On a brilliant mild afternoon in late autumn, just a few weeks before the Millennium, the Big Tree on First South began to uproot itself.  The sidewalk buckled and split in two as the cottonwood’s massive root system slowly lost its grip on the good earth that had sustained her for more than a century. Within the space of a few hours, the tree was visibly tilting toward the street. The news rippled from one end of Moab to the other and by sunset, scores of Moabites had gathered to watch and to mourn.  City work crews, fearing the tree might topple completely, blocked traffic in both directions and sought advice from tree specialists at the University of Utah. They drove down from Salt Lake City the next day but it only took a short while to assess the Big Tree’s future—-she was going to die.  The city decided to put it out of its misery.

The Big Tree might have lingered for weeks or even months, but its collapse was inevitable.  Within a few days, the slow and arduous task of tearing the tree down, one sacred limb at a time, began.  Moabites, from small children to octogenarians, all who had remembered the Big Tree as children and played in her shadows, now came to pay their respects, to honor a lifetime friend and to gather remembrances. They collected small cross-sections of branches left by the wood-cutters, to take home as cherished relics. To preserve the memory of a Moab landmark.  I brought my camera and photographed the old cottonwood from every conceivable angle.  I had passed beneath these branches, had appreciated its coolness on a hot summer day, had marveled at the translucent light that filtered through its leaves in the late afternoon, countless times.  To think these images would be the last—–that these were indeed its death photos—seemed more than tragic. It seemed impossible.
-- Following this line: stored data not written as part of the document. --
#ifndef KMX_LOOKUP_OCC
#define KMX_LOOKUP_OCC 4
#endif
template <int ITEMS, bool PAIRS>
__global__ __launch_bounds__(KMX_BLOCK, PAIRS ? KMX_LOOKUP_OCC : (ITEMS > 4 ? 4 : 5)) void k_lookup(const KmxIndexDev* __restrict__ ix,
                                                      const uint8_t* __restrict__ qranks,
                                                      const uint64_t* __restrict__ qoff, uint64_t nq,
                                                      QueryDesc d, unsigned long long* __restrict__ ctr,
                                                      uint64_t* __restrict__ block_hits, uint32_t flags)
{
    __shared__ BlockCounters bc;
    __shared__ KmxElemDev elems_s[KMX_MAX_KS];
    __shared__ uint32_t plan_s[KMX_PLAN_LDS];
    static_assert(KMX_PLAN_LDS == KMX_BLOCK, "one planner entry per thread");
    if (threadIdx.x == 0) {
        bc.n_long = 0;
        bc.n_stitch = bc.n_stitch_tiny = bc.n_stitch_short = bc.n_resolved = bc.n_prefix = bc.n_prefix_big = bc.n_prefix_merge = bc.n_prefix_mid = bc.n_prefix_plain = bc.n_error = bc.n_none = bc.n_more = 0;
        bc.words = bc.pelems = bc.hits = 0;
        bc.max_runs = 0;
        unsigned int j = 0;
        while (j < 63 && ix->pw[j + 1] <= KMX_SUBK_FANOUT_LIMIT) ++j;
        bc.max_fan_exp = j;
        unsigned int small = ix->sigma < (1u << 24) ? 1u : 0u;
        for (uint32_t e = 0; e < ix->n_ks; ++e) {
            const uint64_t nk = ix->elems[e].n_keys;
            if (nk > (uint64_t(1) << 32) || nk / ix->sigma > (uint64_t(1) << 24)) small = 0;
        }
        bc.small_keys = small;
    }
    {
        const uint32_t n_words = ix->n_ks * uint32_t(sizeof(KmxElemDev) / 8);
        const uint64_t* __restrict__ srcw = reinterpret_cast<const uint64_t*>(ix->elems);
        uint64_t* dstw = reinterpret_cast<uint64_t*>(elems_s);
        for (uint32_t i = threadIdx.x; i < n_words; i += KMX_BLOCK) dstw[i] = srcw[i];
        plan_s[threadIdx.x] = threadIdx.x < ix->range ? ((const KMX_GLOBAL uint32_t*)ix->plan)[threadIdx.x] : 0u;
    }
    const uint8_t* __restrict__ qend = qranks + qoff[nq];
    __syncthreads();

    uint8_t kinds[ITEMS];
    unsigned int locs[ITEMS];
    unsigned long long locw[ITEMS];
    bool done[ITEMS];
    uint64_t my_hits = 0;
    const uint32_t sigma = ix->sigma, range = ix->range;
    const bool small_keys = __builtin_amdgcn_readfirstlane(int(bc.small_keys)) != 0;
    const uint8_t* __restrict__ dummy = reinterpret_cast<const uint8_t*>(ix);

    unsigned int my_resolved = 0, my_err = 0, my_none = 0;
    auto emit = [&](int it, uint64_t q, uint8_t kind, uint8_t status, uint64_t src, uint64_t aux, uint64_t key, uint64_t p1, uint32_t cnt,
                    uint32_t c0, bool resolved) {
        unsigned int loc = 0;
        unsigned long long loc_words = 0;
        if (kind == KMX_KIND_STITCH && !resolved) {
            const uint32_t pc = uint32_t(p1);
            if (min(c0, pc) <= KMX_VTINY && max(c0, pc) <= 2 * KMX_VTINY) {
                loc = atomicAdd(&bc.n_stitch_tiny, 1u) | 0x80000000u;
            } else if (!(p1 & (KMX_P1_MORE | KMX_P1_BIG)) && min(c0, pc) <= KMX_VSHORT && max(c0, pc) <= KMX_VSTAGE) {
                loc = atomicAdd(&bc.n_stitch_short, 1u) | 0x40000000u;
                if (pc < c0) p1 |= KMX_P1_SWAP;
            } else {
                if ((p1 & (KMX_P1_MORE | KMX_P1_BIG)) || stitch_is_wide(p1)) atomicAdd(&bc.n_more, 1u);
                loc = atomicAdd(&bc.n_stitch, 1u);
            }
            loc_words = atomicAdd(&bc.words, (unsigned long long)(uint64_t(c0) / 64 + 1));
        }
        if (kind == KMX_KIND_PREFIX) {
            const uint32_t plen = cnt - uint32_t(__popcll(aux));
            if (c0 < 2 || plen < 2) {
                loc = 0xFFFFFFFFu;
                atomicAdd(&bc.n_prefix_plain, 1u);
            } else if (KMX_PSORT_IS_SMALL(c0, plen)) {
                loc = atomicAdd(&bc.n_prefix, 1u);
                if (KMX_PSORT_IS_MERGE(c0, plen)) atomicAdd(&bc.n_prefix_merge, 1u);
            } else {
                loc = atomicAdd(&bc.n_prefix_big, 1u) | 0x80000000u;
                if (plen <= KMX_PSORT_MID_CAP) atomicAdd(&bc.n_prefix_mid, 1u);
                if (plen > KMX_PSORT_BLOCK_CAP) {
                    atomicAdd(&bc.pelems, (unsigned long long)plen);
                    atomicMax(&bc.max_runs, (plen + KMX_PSORT_BLOCK_CAP - 1) / KMX_PSORT_BLOCK_CAP);
                }
            }
        }
        my_resolved += resolved;
        my_err += status != KMX_Q_OK;
        my_none += status == KMX_Q_OK && kind == KMX_KIND_NONE;
        kinds[it] = !resolved ? kind : uint8_t(KMX_KIND_NONE);
        locs[it] = loc;
        locw[it] = loc_words;
        my_hits += cnt;
        d.src[q] = (kind == KMX_KIND_STITCH && !resolved) ? (src | SRC_SLOW) : (kind == KMX_KIND_PREFIX ? (src | SRC_FLAGS) : src);
        d.cnt[q] = cnt;
        d.kind[q] = kind;
        d.status[q] = status;
        if (kind == KMX_KIND_STITCH) {
            if (!resolved) {
                d.c0[q] = c0;
                d.key[q] = key;
                d.p1[q] = p1;
            }
        } else if (kind == KMX_KIND_PREFIX) {
            d.c0[q] = c0;
            d.aux[q] = aux;
            d.key[q] = key;
        }
    };

    uint64_t qb[ITEMS];
    uint32_t qm[ITEMS];
    uint32_t praw[ITEMS];
#pragma unroll
    for (int it = 0; it < ITEMS; ++it) {
        const uint64_t q = (uint64_t(blockIdx.x) * ITEMS + it) * KMX_BLOCK + threadIdx.x;
        const uint64_t qq = q < nq ? q : nq - 1;
        qb[it] = qoff[qq];
        const uint64_t mlen = qoff[qq + 1] - qb[it];
        qm[it] = mlen > 0xFFFFFFFFull ? 0xFFFFFFFFu : uint32_t(mlen);
        kinds[it] = KMX_KIND_NONE;
        locs[it] = 0;
        locw[it] = 0;
    }
#pragma unroll
    for (int it = 0; it < ITEMS; ++it)
        praw[it] = plan_effective(((const KMX_GLOBAL uint32_t*)ix->plan)[min(qm[it], range - 1)]);

    {
        uint32_t eab[ITEMS];
        bool two[ITEMS];
        u32x4_a1 wa[ITEMS], wb[ITEMS];
        unsigned int n_none = 0, n_err = 0;
#pragma unroll
        for (int it = 0; it < ITEMS; ++it) {
            const uint64_t q = (uint64_t(blockIdx.x) * ITEMS + it) * KMX_BLOCK + threadIdx.x;
            const uint32_t m = qm[it], scheme = praw[it] & 0xFF, e = (praw[it] >> 8) & 0xFF;
            const uint32_t kb = elems_s[e].k;
            const bool live = q < nq && m > 0 && m < range;
            const bool one = live && scheme == KMX_SCHEME_SINGLE && kb == m && m <= 16 && qranks + qb[it] + 16 <= qend;
            bool t = false;
            uint32_t ea = e, off = 0;
            if (PAIRS && live && !one && m < KMX_PLAN_LDS) {
                if (scheme == KMX_SCHEME_SINGLE) {
                    const uint32_t rest = m < 2 * kb ? m - kb : 0u;
                    t = m > kb && m <= 2 * kb && kb <= 16 && (rest == 0 || kb - rest <= bc.max_fan_exp);
                    off = m - kb;
                } else if (scheme == KMX_SCHEME_MULTI && ((praw[it] >> 16) & KMX_PLAN_NPARTS_MASK) == 2 && m > kb) {
                    const uint32_t p2 = plan_s[m - kb];
                    ea = (p2 >> 8) & 0xFF;
                    const uint32_t ka = elems_s[ea].k;
                    t = (p2 & 0xFF) != KMX_SCHEME_NONE && ka + kb == m && ka <= 16 && kb <= 16;
                    off = m - kb;
                }
                t = t && qranks + qb[it] + off + 16 <= qend;
            }
            done[it] = one || t;
            two[it] = t;
            eab[it] = ea | (e << 8) | (off << 16);
            wa[it] = *reinterpret_cast<const u32x4_a1*>(done[it] ? qranks + qb[it] : dummy);
            if (PAIRS) wb[it] = *reinterpret_cast<const u32x4_a1*>(t ? qranks + qb[it] + off : dummy);
        }
        uint64_t ha[ITEMS], hb[ITEMS];
        bool oka[ITEMS], okb[ITEMS];
        u32x4_a1 pa[ITEMS], pb[ITEMS];
#pragma unroll
        for (int it = 0; it < ITEMS; ++it) {
            const KmxElemDev* ela = &elems_s[eab[it] & 0xFF];
            const KmxElemDev* elb = &elems_s[(eab[it] >> 8) & 0xFF];
            okb[it] = true; hb[it] = 0;
            if (small_keys) {
                oka[it] = hash16<true>(wa[it], done[it] ? ela->k : 0u, sigma, ha[it]);
                if (PAIRS) okb[it] = hash16<true>(wb[it], two[it] ? elb->k : 0u, sigma, hb[it]);
            } else {
                oka[it] = hash16<false>(wa[it], done[it] ? ela->k : 0u, sigma, ha[it]);
                if (PAIRS) okb[it] = hash16<false>(wb[it], two[it] ? elb->k : 0u, sigma, hb[it]);
            }
            pa[it] = *(const KMX_GLOBAL u32x4_a1*)((done[it] && oka[it]) ? probe_first_addr(ela, ha[it]) : reinterpret_cast<const char*>(dummy));
            if (PAIRS) pb[it] = *(const KMX_GLOBAL u32x4_a1*)((two[it] && okb[it]) ? probe_first_addr(elb, hb[it]) : reinterpret_cast<const char*>(dummy));
        }
        struct Pend {
            bool two, tiny, first_is_short;
            uint8_t kind, status;
            uint64_t src, key, p1;
            uint32_t c0, off, pc;
            u32x4 s0, s1, l0, l1, l2, l3;
        };
        const KMX_GLOBAL uint32_t* ar = as_global(ix->arena);
        auto stage1 = [&](int it) -> Pend {
            Pend P{};
            P.two = false; P.tiny = false; P.first_is_short = true; P.kind = KMX_KIND_NONE; P.status = KMX_Q_OK; P.src = P.key = P.p1 = 0; P.c0 = P.off = P.pc = 0;
            const uint64_t q = (uint64_t(blockIdx.x) * ITEMS + it) * KMX_BLOCK + threadIdx.x;
            Run ra{0, 0}, rb{0, 0};
            if (done[it]) {
                const KmxElemDev* ela = &elems_s[eab[it] & 0xFF];
                if (oka[it]) ra = probe_finish(ela, ha[it], pa[it]);
                if (!PAIRS || !two[it]) {
                    const uint8_t status = oka[it] ? KMX_Q_OK : KMX_Q_BAD_RANK;
                    n_err += status != KMX_Q_OK;
                    n_none += status == KMX_Q_OK && !ra.cnt;
                    d.src[q] = ra.src;
                    d.cnt[q] = ra.cnt;
                    d.kind[q] = ra.cnt ? KMX_KIND_EXACT : KMX_KIND_NONE;
                    d.status[q] = status;
                    my_hits += ra.cnt;
                } else {
                    const KmxElemDev* elb = &elems_s[(eab[it] >> 8) & 0xFF];
                    const uint32_t off = eab[it] >> 16;
                    const bool multi = (praw[it] & 0xFF) == KMX_SCHEME_MULTI;
                    if (okb[it]) rb = probe_finish(elb, hb[it], pb[it]);
                    const bool bad = multi ? (!okb[it] || (rb.cnt != 0 && !oka[it])) : (!oka[it] || (ra.cnt != 0 && !okb[it]));
                    P.two = true;
                    if (bad) {
                        P.status = KMX_Q_BAD_RANK;
                    } else if (ra.cnt != 0 && rb.cnt != 0) {
                        P.kind = KMX_KIND_STITCH; P.src = ra.src; P.c0 = ra.cnt; P.key = rb.src; P.off = off; P.pc = rb.cnt;
                        P.p1 = (uint64_t(off) << 32) | rb.cnt;
                        if (!(flags & KMX_SEARCH_KEEP_MASKS) && stitch_goes_big(ra.cnt, rb.cnt)) P.p1 |= KMX_P1_BIG;
                        P.tiny = !(flags & KMX_SEARCH_KEEP_MASKS) && min(ra.cnt, rb.cnt) <= KMX_VTINY && max(ra.cnt, rb.cnt) <= 2 * KMX_VTINY;
                        P.first_is_short = ra.cnt <= rb.cnt;
                    }
                }
            }
            static_assert(KMX_VTINY == 8, "two 16-byte loads for the shorter bucket, four for the longer");
            if (!PAIRS) return P;
            const uint64_t sa = !P.tiny ? 0 : P.first_is_short ? ra.src : rb.src, la = !P.tiny ? 0 : P.first_is_short ? rb.src : ra.src;
            P.s0 = *reinterpret_cast<const KMX_GLOBAL u32x4_a4*>(ar + sa); P.s1 = *reinterpret_cast<const KMX_GLOBAL u32x4_a4*>(ar + sa + 4);
            P.l0 = *reinterpret_cast<const KMX_GLOBAL u32x4_a4*>(ar + la); P.l1 = *reinterpret_cast<const KMX_GLOBAL u32x4_a4*>(ar + la + 4);
            P.l2 = *reinterpret_cast<const KMX_GLOBAL u32x4_a4*>(ar + la + 8); P.l3 = *reinterpret_cast<const KMX_GLOBAL u32x4_a4*>(ar + la + 12);
// ... 1226 lines not shown
    d.p1[q] = p1 & ~KMX_P1_MORE;
}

Finally only its central trunk remained, one naked gnarled battered finger extended toward the sky.  A bulldozer prodded it a bit and brought the cottonwood down completely. I saw the small explosions of dust and debris and heard the snapping and cracking and tearing of roots giving way and watched them reluctantly relinquish their steady hold at last, after serving the Big Tree so well for so long. The body parts were chopped up and hauled away, the hole left by its uprooting was filled and leveled.  A construction crew, no longer impeded by the Big Tree, extended the curb to the corner and laid new asphalt.

A month later, not even a hint suggested that a magnificent 100 year old cottonwood tree had ever lived at the corner of First South and Third East in Moab, Utah.  Visitors and new residents alike, from that day forward, would pass by the site and have no idea what was once there.  They could not mourn what they’d never experienced and so they felt nothing at all as they hurried up or down the street.  It became that way with Moab itself.